■ Activity
From the first line of the data below, copy each line up to the one containing "const int xcd", and include that line too.

■ Listed entries
──────────

template <int KT>
__global__ __launch_bounds__(256, 1) void gru_l1_fwd_persistent_kernel(StepArgs a, int n_workers) {
    extern __shared__ __attribute__((aligned(16))) char plds[];
    constexpr int HS = 64 * KT;
    constexpr int A_TILE = P_ROWS * ROWB;
    const int lane = threadIdx.x & 63, wave = __builtin_amdgcn_readfirstlane(threadIdx.x >> 6);
    const int fr = lane & 15, fq = lane >> 4;
    char* Ws = plds;
    char* Aw = plds + KT * B_BYTES + wave * (KT * A_TILE);
    const int nC = KT;
    const int xcd = blockIdx.x & 7, sub = blockIdx.x >> 3;
    const int ct = sub % nC, worker = (sub / nC) * 8 + xcd, c0 = ct * TC;
    const U128* Z = static_cast<const U128*>(a.zeros);
#pragma unroll
    for (int kt = 0; kt < KT; ++kt) dma_weights(a.w_hh, Z, HS, HS, c0, kt * BK, HS, Ws + kt * B_BYTES, wave, lane);
    __syncthreads();

    const int cb = c0 + fq * 16;
    float bhr[16], bhz[16], bhn[16], bin[16];
    {
        float t[16];
        ldf16(a.b_hh + cb, bhr); ldf16(a.b_ih + cb, t);
#pragma unroll
        for (int i = 0; i < 16; ++i) bhr[i] += t[i];
        ldf16(a.b_hh + HS + cb, bhz); ldf16(a.b_ih + HS + cb, t);
#pragma unroll
        for (int i = 0; i < 16; ++i) bhz[i] += t[i];
        ldf16(a.b_hh + 2 * HS + cb, bhn); ldf16(a.b_ih + 2 * HS + cb, bin);
    }
    const int n_tiles = (a.rows + P_TM - 1) / P_TM;

    auto dma_A = [&](int tile) {
        const int r0 = tile * P_TM + wave * P_ROWS;
#pragma unroll
        for (int kt = 0; kt < KT; ++kt)
#pragma unroll
            for (int it = 0; it < P_ROWS / 8; ++it) {
                const int rl = it * 8 + (lane >> 3);
                const int c = (lane & 7) ^ swz(rl);
                const int r = r0 + rl;
                const void* src = r < a.rows ? static_cast<const void*>(a.h_in + (int64_t)r * HS + kt * BK + c * 8)
                                             : static_cast<const void*>(Z);
                __builtin_amdgcn_global_load_lds((const __attribute__((address_space(1))) void*)src,
                                                 (__attribute__((address_space(3))) void*)(Aw + kt * A_TILE + it * 1024), 16, 0, 0);
            }
    };
    struct Pre { Raw16 f[3], b[3], h; };
    auto gather = [&](int tile, Pre (&P)[2]) {
#pragma unroll
        for (int mt = 0; mt < 2; ++mt) {
            int m = tile * P_TM + wave * P_ROWS + mt * 16 + fr;
            m = m < a.rows ? m : a.rows - 1;
            const bf16_t* fp = a.gf + (int64_t)a.gf_idx[m] * 3 * HS + cb;
            const bf16_t* bp = a.gb + (int64_t)a.gb_idx[m] * 3 * HS + cb;
#pragma unroll
            for (int g = 0; g < 3; ++g) { P[mt].f[g] = ldraw16(fp + g * HS); P[mt].b[g] = ldraw16(bp + g * HS); }
            P[mt].h = ldraw16(a.h_in + (int64_t)m * HS + cb);
        }
    };

    int tile = worker;
    Pre P[2];
    if (tile < n_tiles) { dma_A(tile); gather(tile, P); }
    for (; tile < n_tiles; tile += n_workers) {
        f32x4_t acc[2][12];
#pragma unroll
        for (int i = 0; i < 2; ++i)
#pragma unroll
            for (int j = 0; j < 12; ++j) acc[i][j] = f32x4_t{0.f, 0.f, 0.f, 0.f};
#pragma unroll
        for (int kt = 0; kt < KT; ++kt) {
            const char* As = Aw + kt * A_TILE;
            const char* Bs = Ws + kt * B_BYTES;
#pragma unroll
            for (int ks = 0; ks < 2; ++ks) {
                bf16x8_t fa[2];
#pragma unroll
                for (int mt = 0; mt < 2; ++mt) fa[mt] = *reinterpret_cast<const bf16x8_t*>(As + lds_off(mt * 16 + fr, ks * 4 + fq));
#pragma unroll
                for (int g = 0; g < 3; ++g)
#pragma unroll
                    for (int nt = 0; nt < 4; ++nt) {
                        const bf16x8_t fb = *reinterpret_cast<const bf16x8_t*>(Bs + lds_off(g * 64 + nt * 16 + fr, ks * 4 + fq));
#pragma unroll
                        for (int mt = 0; mt < 2; ++mt)
                            acc[mt][g * 4 + nt] = __builtin_amdgcn_mfma_f32_16x16x32_bf16(fb, fa[mt], acc[mt][g * 4 + nt], 0, 0, 0);
                    }
            }
        }
        __builtin_amdgcn_s_waitcnt(0xc07f);
        const int next = tile + n_workers;
        if (next < n_tiles) dma_A(next);
#pragma unroll
        for (int mt = 0; mt < 2; ++mt) {
            const int m = tile * P_TM + wave * P_ROWS + mt * 16 + fr;
            float xr[16], xz[16], xn[16], hp[16], t[16];
            unpack16(P[mt].f[0], xr); unpack16(P[mt].b[0], t);
#pragma unroll
            for (int i = 0; i < 16; ++i) xr[i] += t[i];
            unpack16(P[mt].f[1], xz); unpack16(P[mt].b[1], t);
#pragma unroll
            for (int i = 0; i < 16; ++i) xz[i] += t[i];
            unpack16(P[mt].f[2], xn); unpack16(P[mt].b[2], t);
#pragma unroll
            for (int i = 0; i < 16; ++i) xn[i] += t[i] + bin[i];
            unpack16(P[mt].h, hp);
            float gr[16], gz[16], gn[16], hn[16], o[16];
#pragma unroll
            for (int i = 0; i < 16; ++i) {
                gr[i] = 1.f / (1.f + __expf(-(xr[i] + acc[mt][(i >> 2)][i & 3] + bhr[i])));
                gz[i] = 1.f / (1.f + __expf(-(xz[i] + acc[mt][4 + (i >> 2)][i & 3] + bhz[i])));
                hn[i] = bf2f(f2bf(acc[mt][8 + (i >> 2)][i & 3] + bhn[i]));
                gn[i] = fast_tanh(xn[i] + gr[i] * hn[i]);
                o[i] = (1.f - gz[i]) * gn[i] + gz[i] * hp[i];
            }
            if (m < a.rows) {
                bf16_t* gp = a.gates + (int64_t)m * 4 * HS + cb;
                st16(gp, gr); st16(gp + HS, gz); st16(gp + 2 * HS, gn);
                st16(gp + 3 * HS, hn);
                bf16_t* hdst = m < a.n_out ? a.h_out + (int64_t)m * HS + cb
                                           : a.h_fin + (int64_t)(a.fin_idx ? a.fin_idx[m] : m) * a.ld_fin + cb;
                st16(hdst, o);
            }
        }
        if (next < n_tiles) gather(next, P);
    }
}


struct StepBwdArgs {
    const bf16_t* d4_prev; int rows_prev; const bf16_t* wh_t;
    const bf16_t* gates; const bf16_t* hprev; const int* hprev_idx; const bf16_t* dy; int64_t ldy;
    void* dh; int dh_bf16; int64_t ld_dh; bf16_t* d4; float* bias_part; int n_partials;
    bf16_t* hp_out;
    const int* sum_idx;
    const void* dh_src;
    int zero_row;
    float p_drop; uint64_t seed; int64_t drop_base;
    int rows, hs; const void* zeros;
    const bf16_t* wi_t; bf16_t* dinp; int64_t ld_dinp; int n_in; int dinp_acc;
    float p_in; uint64_t seed_in; int64_t in_drop_base;
};

#define GTOS_DPP(v, ctrl) __builtin_bit_cast(float, __builtin_amdgcn_update_dpp(0, __builtin_bit_cast(int, (v)), (ctrl), 0xF, 0xF, true))
__device__ __forceinline__ float row16_sum(float v) {
    v += GTOS_DPP(v, 0xB1); v += GTOS_DPP(v, 0x4E); v += GTOS_DPP(v, 0x141); v += GTOS_DPP(v, 0x140);
    return v;
}

__device__ __forceinline__ void dma_wt(const bf16_t* __restrict__ w, int64_t ld, int c0, int k0, char* tile, int wave, int lane) {
#pragma unroll
    for (int it = 0; it < TC / 32; ++it) {
        const int blk = it * 4 + wave, rl = blk * 8 + (lane >> 3);
        const int nt = (rl >> 4) & 3, q = (rl >> 2) & 3, e = rl & 3;
        const int wrow = c0 + q * 16 + nt * 4 + e;
        const int c = (lane & 7) ^ swz(rl);
        const void* src = static_cast<const void*>(w + (int64_t)wrow * ld + k0 + c * 8);
        __builtin_amdgcn_global_load_lds((const __attribute__((address_space(1))) void*)src,
                                         (__attribute__((address_space(3))) void*)(tile + blk * 1024), 16, 0, 0);
    }
}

──────────

■ Reply
template <int KT>
__global__ __launch_bounds__(256, 1) void gru_l1_fwd_persistent_kernel(StepArgs a, int n_workers) {
    extern __shared__ __attribute__((aligned(16))) char plds[];
    constexpr int HS = 64 * KT;
    constexpr int A_TILE = P_ROWS * ROWB;
    const int lane = threadIdx.x & 63, wave = __builtin_amdgcn_readfirstlane(threadIdx.x >> 6);
    const int fr = lane & 15, fq = lane >> 4;
    char* Ws = plds;
    char* Aw = plds + KT * B_BYTES + wave * (KT * A_TILE);
    const int nC = KT;
    const int xcd = blockIdx.x & 7, sub = blockIdx.x >> 3;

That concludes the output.